I have written manuals on how to do my job before leaving a company (this was before I got into dog grooming). I wanted the person after me to succeed and not fumble through things the way I did when I started out. It was very detailed, had a table of contents and everything. I'm sure my replacement did not read it. Sometimes I wonder why I even bother with such things.


----------



## tokipoke (Feb 13, 2012)

Oh, also wanted to mention that if I posted post-its everywhere (and it would be EVERYWHERE), it'd be more visual evidence of how crazy I am! lol


----------



## motherslittlehelper (Mar 18, 2010)

Toki, I read through your post too. I have been accused of being too protective of my dogs and spoiling them too!

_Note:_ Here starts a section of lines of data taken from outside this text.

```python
# ... 85 lines not shown

    def __init__(self, arenas, dtype):
        self.A, self.dtype = arenas, dtype
        self.keep = []
        self.use_partials = False
        self.partials, self.partial_elems = {}, 0
        self.fused = set()
        self.reduces = []

    def bn(self, bn):
        s = R.BnT()
        if bn is None:
            s.mode = R.BN_NONE
            return s
        s.mode = R.BN_TRAIN if bn.mode == 'train' else R.BN_EVAL
        s.relu = 1 if bn.relu else 0
        s.eps = G.BN_EPS
        s.stats = self.A.ptr(bn.stats) if bn.mode == 'train' else None
        s.gamma, s.beta = self.A.ptr(bn.gamma), self.A.ptr(bn.beta)
        s.running_mean, s.running_var = self.A.ptr(bn.rmean), self.A.ptr(bn.rvar)
        return s

    def conv(self, op, plain=False):
        s = R.ConvT()
        (s.N, s.H, s.W, s.C, s.K, s.R, s.S, s.stride, s.pad, s.P, s.Q) = op.dims
        s.dtype = self.dtype
        s.epi = R.EPI_BNRELU_BWD if op.epi == 'bnrelu_bwd' else R.EPI_PLAIN
        p = self.A.ptr
        s.x, s.w, s.bias, s.residual, s.y = p(_abuf(op.x)), p(op.w), p(op.bias), p(_abuf(op.residual)), p(_abuf(op.y))
        s.out_stats = p(op.out_stats)
        s.bn = self.bn(op.bn)
        s.epi_x, s.epi_bn, s.epi_stats = p(_abuf(op.epi_x)), self.bn(op.epi_bn), p(op.epi_stats)
        s.wg_partial, s.wg_stride, s.wg_bias, s.wg_count = None, 0, 0, 0
        if not plain and getattr(op, 'fused_wgrad', None) is not None and self.use_partials:
            n = R.lib().fpd_conv_fused_wgrad_partials(C.byref(s))
            if n > 0:
                self._fuse_wgrad(op, s, n)
        if not plain:
            self._fill_fold(op, s)
        if getattr(op, 'w8', None) is not None and not plain:
            f = R.ConvF8T()
            f.c, f.w8, f.w8_scale = s, p(op.w8), p(op.w8s)
            return R.OP_CONV_F8, f
        return R.OP_CONV, s

    def plan_folds(self, ops):
        if os.environ.get('FPD_FOLD_APPLY', '1') == '0':
            return
        l = R.lib()
        members_of = lambda top: [m for m in ((top.a, top.b) if top.kind in ('conv2', 'ew2', 'bneck2') else (top,)) if m is not None]
        for i, op in enumerate(ops):
            if op is None or op.kind not in ('conv', 'conv2'):
                continue
            members = members_of(op)
            cands = [m for m in members if getattr(m, 'fold_apply', None) is not None and not getattr(m.fold_apply, 'folded', False)]
            if not cands or any(getattr(m, 'w8', None) is not None for m in members):
                continue
            early = False
            for m in cands:
                y = _abuf(m.fold_apply.y)
                own = (id(m), id(m.fold_apply), id(getattr(m, 'fold_wgrad', None)))
                m.fold_other_readers = False
                for j, top in enumerate(ops):
                    if top is None:
                        continue
                    for o in members_of(top):
                        if id(o) in own or not any(_abuf(t) is y for t in o.acts_in()):
                            continue
                        if j < i:
                            early = True
                        m.fold_other_readers = True
            if early:
                continue
            if op.kind == 'conv2':
                ps = R.ConvPairT()
                ps.a, ps.b = self.conv(op.a, plain=True)[1], self.conv(op.b, plain=True)[1]
                ok = l.fpd_conv_pair_fold_supported(C.byref(ps)) == 1
            else:
                ok = l.fpd_conv_fold_supported(C.byref(self.conv(op, plain=True)[1])) == 1
            if ok:
                for m in cands:
                    m.fold_active = True
                    m.fold_apply.folded = True

    def _fill_fold(self, op, s):
        if not getattr(op, 'fold_active', False):
            return
        ap, p = op.fold_apply, self.A.ptr
        assert ap.add is None and _abuf(ap.y) is _abuf(op.x), 'fold: the apply must produce exactly this operand'
        s.x = p(_abuf(ap.dy))
        s.fold_x, s.fold_bn, s.fold_stats = p(_abuf(ap.x)), self.bn(ap.bn), p(ap.bstats)
        s.fold_dgamma, s.fold_dbeta = p(ap.dgamma), p(ap.dbeta)
        skip = getattr(op, 'fused_active', False) and not getattr(op, 'fold_other_readers', False)
        s.fold_out = None if skip else p(_abuf(ap.y))

    def _fuse_wgrad(self, op, s, n):
        fw = op.fused_wgrad
        numel = fw.dw.numel
        assert numel == s.C * s.K, (numel, s.C, s.K)
        stride = (numel + s.C + 63) // 64 * 64
        self.partials[id(fw)] = [s, fw.dw, numel, stride, n, self.partial_elems, fw.dbias, s.C]
        self.partial_elems += n * stride
        s.wg_bias = 1 if fw.dbias is not None else 0
        s.wg_count = n
        self.fused.add(id(fw))
        op.fused_active = True

    def wquant(self, entries):
        ents = []
        for w, q, sc in entries:
            e = R.WquantEntryT()
            e.w, e.w8, e.scale = self.A.ptr(w), self.A.ptr(q), self.A.ptr(sc)
            e.K, e.RSC = w.shape[0], w.numel // w.shape[0]
            ents.append(e)
        s = R.TableT()
        s.table, s.n, s.dtype, s.max_elems = self._table(ents, R.WquantEntryT), len(ents), self.dtype, 0
# ... 54 lines not shown
        ws = torch.empty(self.partial_elems, dtype=torch.float32, device=self.A.device)
        self.keep.append(ws)
        for s, dw, numel, stride, n, off, dbias, nbias in self.partials.values():
            if isinstance(s, R.ConvT):
                s.wg_partial, s.wg_stride = ws.data_ptr() + 4 * off, stride
            else:
                s.partial, s.partial_stride = ws.data_ptr() + 4 * off, stride
        for op, t in self.reduces:
            ents, mx = [], 0
            for w in op.wgrads:
                rec = self.partials.get(id(w))
                if rec is None:
                    continue
                s, dw, numel, stride, n, off, dbias, nbias = rec
                base = ws.data_ptr() + 4 * off
                e = R.WreduceEntryT()
                e.partial, e.dw, e.n, e.stride, e.count = base, self.A.ptr(dw), numel, stride, n
                ents.append(e)
                if dbias is not None:
                    e = R.WreduceEntryT()
                    e.partial, e.dw, e.n, e.stride, e.count = base + 4 * numel, self.A.ptr(dbias), nbias, stride, n
                    ents.append(e)
                mx = max(mx, numel)
            t.table, t.n, t.dtype, t.max_elems = self._table(ents, R.WreduceEntryT), len(ents), self.dtype, mx

    def stem(self, op):
        s = R.StemT()
        (s.N, s.H, s.W, s.K, s.P, s.Q) = op.dims
        s.dtype = self.dtype
        p = self.A.ptr
        s.x = p(op.image)
        if op.kind == 'stem_fwd':
            s.w, s.bias, s.y, s.out_stats = p(op.w), p(op.bias), p(_abuf(op.y)), p(op.out_stats)
            return R.OP_STEM_FWD, s
        s.dy, s.dw, s.dbias = p(_abuf(op.dy)), p(op.dw), p(op.dbias)
        s.partial, s.partial_stride = None, 0
        if self.use_partials:
            n = R.lib().fpd_stem_wgrad_num_partials(C.byref(s))
            if n > 0:
                numel = op.dw.numel
                stride = (numel + s.K + 63) // 64 * 64
                self.partials[id(op)] = [s, op.dw, numel, stride, n, self.partial_elems, op.dbias, s.K]
                self.partial_elems += n * stride
        return R.OP_STEM_WGRAD, s

    def ew(self, op):
        if getattr(op, 'folded', False):
            return R.OP_NOP, R.MemsetT()
        s = R.EwT()
        s.op, s.dtype = _EW[op.op], self.dtype
        (s.N, s.H, s.W, s.C) = op.dims
        p = self.A.ptr
        s.x, s.x2, s.dy, s.add, s.y = p(_abuf(op.x)), p(_abuf(op.x2)), p(_abuf(op.dy)), p(_abuf(op.add)), p(_abuf(op.y))
        s.out_stats, s.bstats, s.dgamma, s.dbeta = p(op.out_stats), p(op.bstats), p(op.dgamma), p(op.dbeta)
        s.bn = self.bn(op.bn)
        return R.OP_EW, s

    def _table(self, entries, cls):
        arr = (cls * len(entries))(*entries)
        raw = torch.frombuffer(bytearray(bytes(arr)), dtype=torch.uint8).to(self.A.device)
        self.keep.append(raw)
        return raw.data_ptr()

    def bnupd(self, op):
        ents = []
        for bn in op.bns:
            e = R.BnupdEntryT()
            e.stats, e.running_mean, e.running_var = self.A.ptr(bn.stats), self.A.ptr(bn.rmean), self.A.ptr(bn.rvar)
            e.num_batches_tracked = self.A.ptr(bn.nbt)
            e.count, e.momentum, e.C = float(bn.count), G.BN_MOMENTUM, bn.C
            ents.append(e)
        s = R.TableT()
        s.table, s.n, s.dtype, s.max_elems = self._table(ents, R.BnupdEntryT), len(ents), self.dtype, 0
        return R.OP_BNUPD, s

    def wprep(self, entries):
        ents, mx = [], 0
        for w, wf, wb in entries:
            e = R.WprepEntryT()
            e.w, e.w_fwd, e.w_bwd = self.A.ptr(w), self.A.ptr(wf), self.A.ptr(wb)
# ... 63 lines not shown
        if op.kind == 'grad_ready':
            return R.OP_NOP, R.MemsetT()
        return {'conv': self.conv, 'bneck': self.bneck, 'wgrad': self.wgrad, 'stem_fwd': self.stem, 'stem_wgrad': self.stem, 'ew': self.ew,
                'bnupd': self.bnupd}[op.kind](op)


class ModelState:

    def __init__(self, table, device, dtype):
        self.table, self.device, self.dtype = table, device, dtype
        self.A = Arenas(device, dtype)
        for name in ('param', 'rstat', 'nbt'):
            self.A.alloc(name, table.sizes[name])
        self.A.alloc('grad', table.sizes['param'])


class GraphInstance:

    def __init__(self, state, cfg, batch, height, width, train, image=None, share_weights_with=None):
        self.state, self.train = state, train
        self._wlp_owner = share_weights_with
        self.dtype = state.dtype
        env = os.environ.get
        if cfg.get('arch') == 'hrnet':
            self.g = G.HRNetGraph(state.table, cfg['extra'], cfg['J'], batch, height, width, train,
                                  wlp_is_master=(self.dtype == R.F32),
                                  wgrad_batch=int(env('FPD_WGRAD_BATCH')) if env('FPD_WGRAD_BATCH') else None,
                                  fp8=bool(cfg.get('fp8', False)))
        else:
            self.g = G.HourglassGraph(state.table, cfg['F'], cfg['S'], cfg['J'], batch, height, width, train,
                                      num_blocks=cfg.get('num_blocks', 1), wlp_is_master=(self.dtype == R.F32),
                                      fuse_bneck=(self.dtype == R.BF16 and not train and env('FPD_FUSE_BNECK', '1') != '0'),
                                      pair_branches=env('FPD_PAIR', '1') != '0', fuse_head=env('FPD_FUSE_HEAD', '1') != '0',
                                      wgrad_batch=int(env('FPD_WGRAD_BATCH')) if env('FPD_WGRAD_BATCH') else None)
        self.A = Arenas(state.device, self.dtype, parent=state.A)
        self.low = Lowering(self.A, self.dtype)
        self.low.train = train
        self.plan = R.Plan()
        self.rng = {}
        self.graphs = {}
        self._image_ext = image
        self._finalized = False
        self.mid_ops = []
        self.mid_native = []

    def _schedule(self, name, ir_ops):
        b, e = self.rng[name]
        assert e - b == len(ir_ops), (name, b, e, len(ir_ops))
        if not self.lanes_enabled or not any(o is not None and o.lane for o in ir_ops):
            return
        sch = PhaseSchedule([((o.lane or 0), o.accesses()) if o is not None else (0, None) for o in ir_ops], self.g.n_lanes)
        for k in range(len(ir_ops)):
            if sch.lanes[k] or sch.waits[k]:
                self.plan.set_schedule(b + k, sch.lanes[k], [b + w for w in sch.waits[k]])
        self.schedules[name] = sch

    def finalize(self):
        g = self.g
        ops = g.fwd + self.mid_ops + g.bwd
        self.lanes_enabled = os.environ.get('FPD_LANES', '1') != '0'
        self.schedules = {}
        delay = int(os.environ.get('FPD_REUSE_DELAY', '400')) if self.lanes_enabled else 0
        if not self.train:
            delay = 0
        act = G.plan_memory(ops, reuse_delay=delay)
        self.act_elems = act
# ... 7 lines not shown
        else:
            self.A.alloc('wlp', g.wlp_size)
            self.A.alloc('fold', g.fold_size)
        if self._image_ext is not None:
            self.A.t['image'] = self._image_ext
        else:
            self.A.alloc('image', g.N * 3 * g.H * g.W)
        p = self.plan
        b = len(p)
        p.add(*self.low.memset('stats'))
        entries = []
        for k in self.state.table.conv_keys():
            if k in g.MASTER_ONLY:
                continue
            wf, wb = g.wfwd.get(k), g.wbwd.get(k)
            if wf is not None or wb is not None:
                entries.append((self.state.table[k], wf, wb))
        if entries:
            p.add(*self.low.wprep(entries))
        w8 = getattr(g, 'w8', None)
        if w8:
            self.A.alloc('w8', g.w8_size)
            self.A.alloc('w8s', g.w8s_size)
            p.add(*self.low.wquant([(self.state.table[k], q, sc) for k, (q, sc) in w8.items()]))
        for op in g.fwd:
            for sub in ((op.a, op.b) if op.kind == 'bneck2' else (op,)):
                if sub.kind == 'bneck' and getattr(sub, 'folded', None) is not None:
                    p.add(*self.low.op(G.Op('bneck_fold', target=sub)))
                if sub.kind == 'head' and getattr(sub, 'folded', None) is not None:
                    p.add(*self.low.op(G.Op('head_fold', target=sub)))
        self.rng['prep'] = (b, len(p))
        b = len(p)
        self.op_index = {}
        for op in g.fwd:
            self.op_index[id(op)] = p.add(*self.low.op(op))
        self.rng['fwd'] = (b, len(p))
        self._schedule('fwd', list(g.fwd))
        b = len(p)
        for fn in self.mid_native:
            fn(p)
        self.rng['mid'] = (b, len(p))
        if self.train:
            b = len(p)
            p.add(*self.low.memset('grad'))
            self.low.use_partials = True
            bwd_ir = [op for op in g.bwd if op.kind != 'seed']
            self.low.plan_folds(bwd_ir)
            lowered = [self.low.op(op) for op in bwd_ir]
            self.low.finish_partials()
            self.bucket_ops = {}
            for ir, (code, st) in zip(bwd_ir, lowered):
                k = self.op_index[id(ir)] = p.add(code, st)
                if ir.kind == 'grad_ready':
                    self.bucket_ops[ir.bucket] = k
                    p.mark_event(k)
            self.rng['bwd'] = (b, len(p))
            self._schedule('bwd', [None] + bwd_ir)
        self._finalized = True
        return self

    def run(self, name, stream=None):
        gid = self.graphs.get(name)
        if gid is not None:
            self.plan.replay(gid, stream)
            return
        b, e = self.rng[name]
# ... 313 lines not shown
```

### fast-human-pose-estimation.pytorch_amd/graph.py

```python
import os
from collections import OrderedDict

BN_EPS = 1e-5
BN_MOMENTUM = 0.1
STATS_REPLICAS = int(os.environ.get('FPD_STATS_REPLICAS', '4'))
WGRAD_LANES = 1
LANE_LEVELS = 0
FOLD_APPLY = os.environ.get('FPD_FOLD_APPLY', '1') != '0'
WREDUCE_MODE = os.environ.get('FPD_WREDUCE_MODE', 'lag')
WGRAD_BATCH = 8


class Buf:
    __slots__ = ('arena', 'off', 'shape', 'name')

    def __init__(self, arena, off, shape, name=''):
        self.arena, self.off, self.shape, self.name = arena, off, tuple(shape), name

    @property
    def numel(self):
        n = 1
        for s in self.shape:
            n *= s
        return n
# ... 41 lines not shown
    return (max(1, 128 // w) + R - 1) * w * (bk // 8) <= 2048


class Op:

    def __init__(self, kind, **kw):
        self.kind = kind
        self.lane = None
        self.__dict__.update(kw)

    def accesses(self):
        def b(a):
            return a.buf if isinstance(a, Act) else a

        def bn_bufs(bn):
            if bn is None:
                return []
            return [bn.gamma, bn.beta] + ([bn.stats] if bn.mode == 'train' else [bn.rmean, bn.rvar])
        k = self.kind
        if k in ('conv2', 'bneck2', 'ew2'):
            (ra, wa), (rb, wb) = self.a.accesses(), self.b.accesses()
            return ra + rb, wa + wb
        if k == 'conv':
            rd = [b(self.x), self.w, self.bias, b(self.residual), b(self.epi_x)] + bn_bufs(self.bn) + bn_bufs(self.epi_bn)
            rd += [getattr(self, 'w8', None), getattr(self, 'w8s', None)]
            wr = [b(self.y), self.out_stats, self.epi_stats]
            fw = getattr(self, 'fused_wgrad', None)
            if fw is not None and getattr(self, 'fused_active', False):
                wr += [fw.dw, fw.dbias]
            fa = getattr(self, 'fold_apply', None)
            if fa is not None and getattr(self, 'fold_active', False):
                rd += [b(fa.x), b(fa.dy), fa.bstats] + bn_bufs(fa.bn)
                wr += [b(fa.y), fa.dgamma, fa.dbeta]
        elif k == 'head':
            rd = [b(self.y0), b(self.x), self.w_fc, self.b_fc, self.w_score, self.b_score, self.w_fc2, self.b_fc2,
                  self.w_score2, self.b_score2] + bn_bufs(self.bn)
            wr = [b(self.score), b(self.next)]
        elif k == 'bneck':
            rd = [b(self.x), self.w1, self.b1, self.w2, self.b2, self.w3, self.b3] + bn_bufs(self.bn1) + \
                bn_bufs(self.bn2) + bn_bufs(self.bn3)
            wr = [b(self.y)]
        elif k == 'wgrad':
            rd = [b(self.x), b(self.dy)] + bn_bufs(self.bn)
            wr = [self.dw, self.dbias]
        elif k == 'affsum':
            rd = [b(t) for t, _, _ in self.terms]
            for _, bn, _ in self.terms:
                rd += bn_bufs(bn)
            wr = [b(self.y), self.out_stats]
        elif k == 'nchw2nhwc':
            rd, wr = [self.image], [b(self.y)]
        elif k == 'wreduce':
            rd, wr = list(self.bufs), list(self.bufs)
        elif k == 'grad_ready':
            rd, wr = [self.region], []
        elif k == 'stem_fwd':
            rd, wr = [self.image, self.w, self.bias], [b(self.y), self.out_stats]
        elif k == 'stem_wgrad':
            rd, wr = [self.image, b(self.dy)], [self.dw, self.dbias]
        elif k == 'ew':
            rd = [b(self.x), b(self.x2), b(self.dy), b(self.add)] + bn_bufs(self.bn)
            wr = [b(self.y), self.out_stats, self.bstats, self.dgamma, self.dbeta]
        else:
            return None
        return [x for x in rd if x is not None], [x for x in wr if x is not None]

    def acts_in(self):
        if self.kind in ('conv2', 'bneck2', 'ew2'):
            return self.a.acts_in() + self.b.acts_in()
        if self.kind == 'head':
            return [t for t in (self.y0, self.x) if t is not None]
        fa = getattr(self, 'fold_apply', None)
        folded = [t for t in (fa.x, fa.dy) if isinstance(t, Act)] if fa is not None else []
        return [getattr(self, f) for f in ('x', 'x2', 'dy', 'add', 'residual', 'epi_x') if
                isinstance(getattr(self, f, None), Act)] + [a for a in getattr(self, 'extra_in', []) if a is not None] + folded

    def acts_out(self):
        if self.kind in ('conv2', 'bneck2', 'ew2'):
            return self.a.acts_out() + self.b.acts_out()
        if self.kind == 'head':
            return [t for t in (self.score, self.next) if t is not None]
        return [getattr(self, f) for f in ('y',) if isinstance(getattr(self, f, None), Act)] + \
               [a for a in getattr(self, 'extra_out', []) if a is not None]
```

I think that may be why a lot of us are even on this forum - so that we can talk about our pets with others who understand, and don't view us as nut cases. I certainly have to keep my lip zipped around my family - parents and brothers and sisters - who were not pet people AT ALL! I am also somewhat anal about wanting my instructions followed. Maybe it is because I am getting older, I don't know, but it seems that people are getting worse and worse about listening to others - truly listening. Always have to be multitasking and doing several things at once, so that it is impossible to give anything their full attention. And if it involves more than a few words, they can't be bothered. Two of my sons can't be bothered to return a phone call or an e-mail. My husband has found that he has to text them to get a response, or even find out if they are still on the planet. And usually the response is a single word. At least my older son will call and we can actually have a conversation. 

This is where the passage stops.